Pipes A and B can fill a tank in 60 minutes and 90 minutes respectively. There is a leak at three-fourths of the height of the tank. If the leak alone is opened when the tank is full, it takes 36 minutes to lower the water level from full down to three-fourths of the height. If both pipes and the leak are opened simultaneously from an empty tank, how many minutes will it take to fill the tank completely?

Introduction / Context:
This problem combines multiple ideas: two inlet pipes, one leak, and the fact that the leak only operates when the water level is above three-fourths of the tank height. We must carefully separate the stages of filling and use the information about how fast the leak can lower the water level from full to three-fourths of the height.

Given Data / Assumptions:

Pipe A fills the full tank in 60 minutes.

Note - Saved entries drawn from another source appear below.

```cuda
int kuka_set_state(srl_sim* s, int field, const void* src, size_t bytes) {
    KukaDev* d = s->kuka;
    const size_t N = (size_t)s->n;
    SRL_CUDA_OK(cudaDeviceSynchronize());
    auto need = [&](size_t width, size_t elem) { if (bytes != N * width * elem) { srl_set_error("set_state: size mismatch"); return false; } return true; };
    const double* D = (const double*)src; const int32_t* I = (const int32_t*)src;
    std::vector<float4> a(N), b(N), c(N);
    auto pull = [&](std::vector<float4>& v, const float4* p) { return cudaMemcpy(v.data(), p, N * sizeof(float4), cudaMemcpyDeviceToHost); };
    auto push = [&](const std::vector<float4>& v, float4* p) { return cudaMemcpy(p, v.data(), N * sizeof(float4), cudaMemcpyHostToDevice); };
    switch (field) {
    case SRL_F_JOINT_POS: case SRL_F_JOINT_VEL: {
        if (!need(KK_NB, 8)) return 1;
        float4* const* dst = field == SRL_F_JOINT_POS ? d->q : d->qd;
        for (size_t i = 0; i < N; ++i) {
            a[i] = make_float4((float)D[12 * i], (float)D[12 * i + 1], (float)D[12 * i + 2], (float)D[12 * i + 3]);
            b[i] = make_float4((float)D[12 * i + 4], (float)D[12 * i + 5], (float)D[12 * i + 6], (float)D[12 * i + 7]);
            c[i] = make_float4((float)D[12 * i + 8], (float)D[12 * i + 9], (float)D[12 * i + 10], (float)D[12 * i + 11]);
        }
        SRL_CUDA_OK(push(a, dst[0])); SRL_CUDA_OK(push(b, dst[1])); SRL_CUDA_OK(push(c, dst[2]));
        return 0;
    }
    case SRL_F_EE_CMD:
        if (!need(3, 8)) return 1;
        SRL_CUDA_OK(pull(a, d->misc0));
        for (size_t i = 0; i < N; ++i) { a[i].x = (float)D[3 * i]; a[i].y = (float)D[3 * i + 1]; a[i].z = (float)D[3 * i + 2]; }
// ... 37 lines not shown
```

### robotics-rl-srl_b200/rl_baselines/ppo2.py

```python
import json
import os
import time

import numpy as np
import torch
import torch.nn as nn

from srl_sim.vec_env import BatchedSRLVecEnv

PPO2_DEFAULTS = dict(n_steps=128, ent_coef=0.01, learning_rate=2.5e-4, vf_coef=0.5, max_grad_norm=0.5, gamma=0.99, lam=0.95,
                     nminibatches=4, noptepochs=4, cliprange=0.2)


class MlpPolicy(nn.Module):

    def __init__(self, obs_dim, n_actions=None, action_dim=None):
        super().__init__()
        self.discrete = n_actions is not None
        out = n_actions if self.discrete else action_dim

        def tower(last, gain):
            layers = [nn.Linear(obs_dim, 64), nn.Tanh(), nn.Linear(64, 64), nn.Tanh(), nn.Linear(64, last)]
            for m in layers:
                if isinstance(m, nn.Linear):
# ... 57 lines not shown
    def stats(mean, var, count):
        return torch.cat([count.reshape(1), count * mean, count * (var + mean * mean)])
    d = norm.mean.numel()
    s = stats(norm.mean, norm.var, norm.count)
    all_reduce_sum(s)
    s = s - (world - 1) * stats(*prior)
    count, mean = s[0], s[1:1 + d] / s[0]
    norm.count.copy_(count)
    norm.mean.copy_(mean)
    norm.var.copy_(torch.clamp(s[1 + d:] / count - mean * mean, min=0.0))


def allreduce_mean_gradients(params, dist, world):
    grads = [p.grad for p in params]
    flat = torch.cat([g.reshape(-1) for g in grads])
    dist.all_reduce(flat)
    flat.div_(world)
    off = 0
    for g in grads:
        n = g.numel()
        g.copy_(flat[off:off + n].view_as(g))
        off += n
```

Pipe B fills the full tank in 90 minutes.

The leak is located at three-fourths of the tank height.

When the tank is full and only the leak is open, it takes 36 minutes to lower the level to three-fourths of the height.

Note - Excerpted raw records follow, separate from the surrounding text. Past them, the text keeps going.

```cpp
template <class Cfg, int HD, int PM = POW_TWO> LRA_HD void stft_pc_block(const StftArgs<typename Cfg::real>& a_in, const int blk, Lds lds) {
    static_assert(pc_cfg_ok<Cfg>(), "producer / consumer mel kernel: one wave per frame, mirrored last pass, swizzled power row");
    using T = typename Cfg::real;
    using L = PcLayout<Cfg>;
    using RG = Regs2<Cfg, HD>;
    constexpr int NP = L::NP, TF = Cfg::TF;
    StftArgs<T> a = a_in;
    const int clip = blk / a.wg_per_clip;
    const int f_first = (blk % a.wg_per_clip) * a.frames_per_wg;
    const int iters = a.frames_per_wg / NP;
    const int left = a.n_frames - f_first;
    const int n_it = left < iters ? left : iters;
#ifdef LRA_HOSTSIM
    LRA_REGS(RG, prg, L::NT);
    LRA_REGS(PcRegs<Cfg>, crg, L::NT);
    LRA_PHASE(L::NT, tid) {
        const int w = tid / TF, tf = tid % TF;
        if (w < NP) pc_producer_prologue<Cfg, HD>(a, clip, f_first + w * iters, tf, LRA_R(prg));
        else pc_consumer_prologue<Cfg>(a, tf, LRA_R(crg));
        if (tid < 2 * NP) pc_flag_store(lds, L::flags_off() + 4 * tid, 0);
    } LRA_PHASE_END
    for (int it = 0; it < n_it; ++it) {
        LRA_PHASE(L::NT, tid) {
            const int w = tid / TF, tf = tid % TF;
            if (w < NP) pc_producer_pass0<Cfg, HD>(a, clip, f_first + w * iters + it, it, it + 1 < iters, tf, LRA_R(prg), lds_sub(lds, L::frame_off(w)));
        } LRA_PHASE_END_SYNC(true)
#define LRA_PC_MID(p)                                                                                                                   \
        if (Cfg::P - 1 > p) {                                                                                                           \
            LRA_PHASE(L::NT, tid) {                                                                                                     \
                if (tid / TF < NP) pass_read<Cfg, (p < Cfg::P ? p : 0)>(LRA_R(prg).v, lds_sub(lds, L::frame_off(tid / TF)), tid % TF);  \
            } LRA_PHASE_END_SYNC(true)                                                                                                  \
            LRA_PHASE(L::NT, tid) {                                                                                                     \
                if (tid / TF < NP) pc_mid_dft_write<Cfg, (p < Cfg::P ? p : 0)>(LRA_R(prg).v, LRA_R(prg).treg, lds_sub(lds, L::frame_off(tid / TF)), tid % TF); \
            } LRA_PHASE_END_SYNC(true)                                                                                                  \
        }
        LRA_PC_MID(1)
        LRA_PC_MID(2)
#undef LRA_PC_MID
        LRA_PHASE(L::NT, tid) {
            if (tid / TF < NP) pc_last_read<Cfg, HD>(LRA_R(prg), lds_sub(lds, L::frame_off(tid / TF)), tid % TF);
        } LRA_PHASE_END_SYNC(true)
        LRA_PHASE(L::NT, tid) {
            const int w = tid / TF, tf = tid % TF, frame = f_first + w * iters + it;
            if (w < NP) pc_last_power_row<Cfg, HD, PM>(a, clip, frame, tf, LRA_R(prg), lds_sub(lds, L::pw_off(w)));
        } LRA_PHASE_END
        for (int s = 0; s < NP; ++s) {
            LRA_PHASE(L::NT, tid) {
                if (tid / TF == NP) pc_runs_read<Cfg>(LRA_R(crg), lds_sub(lds, L::pw_off(s)), tid % TF);
            } LRA_PHASE_END_SYNC(true)
            LRA_PHASE(L::NT, tid) {
                if (tid / TF == NP) pc_accumulate<Cfg>(a, tid % TF, LRA_R(crg), lds_sub(lds, L::rs_off()));
            } LRA_PHASE_END_SYNC(true)
            LRA_PHASE(L::NT, tid) {
                const int tf = tid % TF, frame = f_first + s * iters + it;
                if (tid / TF == NP && frame < a.n_frames) {
                    const bool last = it + 1 == iters || frame + 1 >= a.n_frames;
                    if (s == 0) pc_combine<Cfg, 0>(a, clip, frame, tf, it, last, LRA_R(crg), lds);
                    else pc_combine<Cfg, 1>(a, clip, frame, tf, it, last, LRA_R(crg), lds);
                }
            } LRA_PHASE_END_SYNC(true)
        }
        sim::state().barrier();
    }
#else
    if (threadIdx.x < 2 * NP) pc_flag_store(lds, L::flags_off() + 4 * (int)threadIdx.x, 0);
    phase_sync<false>();
    const int wave = LRA_UNIFORM((int)(threadIdx.x / TF));
    if (wave < NP) {
        RG rg;
        const Lds fr = lds_sub(lds, L::frame_off(wave)), pwr = lds_sub(lds, L::pw_off(wave));
        {
            const int tf = phase_tid() % TF;
            pc_producer_prologue<Cfg, HD>(a, clip, f_first + wave * iters, tf, rg);
        }
        pc_fence();
        for (int it = 0; it < n_it; ++it) {
            const int frame = f_first + wave * iters + it;
            v2_setprio<LRA_PC_PRIO_PA>();
            {
                const int tf = phase_tid() % TF;
                pc_producer_pass0<Cfg, HD>(a, clip, frame, it, it + 1 < iters, tf, rg, fr);
            }
            pc_fence();
#define LRA_PC_MID(p)                                                                                    \
            if (Cfg::P - 1 > p) {                                                                        \
                { const int tf = phase_tid() % TF; pass_read<Cfg, (p < Cfg::P ? p : 0)>(rg.v, fr, tf); } \
                pc_fence();                                                                              \
                { const int tf = phase_tid() % TF; pc_mid_dft_write<Cfg, (p < Cfg::P ? p : 0)>(rg.v, rg.treg, fr, tf); } \
                pc_fence();                                                                              \
            }
            LRA_PC_MID(1)
            LRA_PC_MID(2)
#undef LRA_PC_MID
            int taken;
            {
                const int tf = phase_tid() % TF;
                pc_last_read<Cfg, HD>(rg, fr, tf);
                taken = pc_flag_load(lds, L::consumed_off(wave));
            }
            pc_fence();
            v2_setprio<LRA_PC_PRIO_PS>();
            if (LRA_UNLIKELY(LRA_UNIFORM(taken) < it)) pc_wait(lds, L::consumed_off(wave), it, a.nonfinite_flag);
            {
                const int tf = phase_tid() % TF;
                pc_last_power_row<Cfg, HD, PM>(a, clip, frame, tf, rg, pwr);
            }
            pc_fence();
            if (phase_tid() % TF == 0) pc_flag_store(lds, L::ready_off(wave), it + 1);
            pc_fence();
        }
    } else {
        PcRegs<Cfg> rg;
        const Lds rs = lds_sub(lds, L::rs_off());
        {
            const int tf = phase_tid() % TF;
            pc_consumer_prologue<Cfg>(a, tf, rg);
        }
        pc_fence();
        for (int it = 0; it < n_it; ++it) {
#define LRA_PC_SERVE(S)                                                                                                        \
            {                                                                                                                  \
                const int frame = f_first + S * iters + it;                                                                   \
                v2_setprio<LRA_PC_PRIO_CA>();                                                                                  \
                pc_wait(lds, L::ready_off(S), it + 1, a.nonfinite_flag);                                                                        \
                { const int tf = phase_tid() % TF; pc_runs_read<Cfg>(rg, lds_sub(lds, L::pw_off(S)), tf); }                    \
                pc_fence();                                                                                                    \
                if (phase_tid() % TF == 0) pc_flag_store(lds, L::consumed_off(S), it + 1);           \
                pc_fence();                                                                                                    \
                { const int tf = phase_tid() % TF; pc_accumulate<Cfg>(a, tf, rg, rs); }                                        \
                pc_fence();                                                                                                    \
                v2_setprio<LRA_PC_PRIO_CB>();                                                                                  \
                if (frame < a.n_frames) {                                                                                      \
                    const int tf = phase_tid() % TF;                                                                           \
                    pc_combine<Cfg, S>(a, clip, frame, tf, it, it + 1 == iters || frame + 1 >= a.n_frames, rg, lds);           \
                }                                                                                                              \
                pc_fence();                                                                                                    \
            }
            LRA_PC_SERVE(0)
            LRA_PC_SERVE(1)
#undef LRA_PC_SERVE
        }
    }
#endif
}

}
```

The tank has uniform cross section, so volume is proportional to height.

Concept / Approach:
Because the tank cross section is uniform, lowering the level from full to three-fourths of the height corresponds to removing one-fourth of the tank volume. Thus the leak alone empties one-fourth of the tank in 36 minutes. With two inlets and one leak, we consider two stages: from empty to three-fourths of the tank (when the leak is not yet active), and from three-fourths to full (when the leak is active along with the inlets).

Step-by-Step Solution:
Step 1: Let the full tank volume be 1 unit.Step 2: Rate of pipe A = 1 / 60 tank per minute.Step 3: Rate of pipe B = 1 / 90 tank per minute.Step 4: Leak alone removes 1 / 4 of the tank in 36 minutes, so leak rate = (1 / 4) / 36 = 1 / 144 tank per minute.Step 5: Combined filling rate of A and B = 1 / 60 + 1 / 90 = (3 + 2) / 180 = 5 / 180 = 1 / 36 tank per minute.Step 6: First stage: from empty to three-fourths of the tank. In this stage the leak does not operate, so the rate is 1 / 36.Step 7: Time for stage one = (3 / 4) / (1 / 36) = (3 / 4) * 36 = 27 minutes.Step 8: Second stage: from three-fourths to full. Now both inlets and the leak are active.Step 9: Net rate in stage two = (1 / 36) (A and B) minus 1 / 144 (leak) = (4 / 144 - 1 / 144) = 3 / 144 = 1 / 48 tank per minute.Step 10: Volume to fill in stage two = 1 - 3 / 4 = 1 / 4 tank.Step 11: Time for stage two = (1 / 4) / (1 / 48) = (1 / 4) * 48 = 12 minutes.Step 12: Total time to fill the tank = 27 + 12 = 39 minutes.

Verification / Alternative check:
We can confirm the leak rate: if it empties at 1 / 144 tank per minute, in 36 minutes it empties 36 / 144 = 1 / 4 of the tank, which matches the given drop from full to three-fourths level. Using this rate in the net filling computation gives a reasonable total time less than one hour, consistent with the speeds of the pipes.

Why Other Options Are Wrong:
27 minutes corresponds only to the first stage and ignores the slower second stage where the leak counteracts the inlets.

33 minutes and 37 minutes both underestimate the contribution of the leak.

Any value smaller than 39 minutes would imply a faster net filling rate during the second stage than is actually possible given the leak rate.

Common Pitfalls:
One common error is to assume the leak operates from the beginning, rather than only after the water reaches its height. Another is to misinterpret “three-fourths of the height” as something other than three-fourths of the volume in a uniform tank. Also, some students forget to compute the net rate correctly when the leak is active. Properly dividing the process into two phases avoids these mistakes.

Final Answer:
The tank will be completely filled in 39 minutes.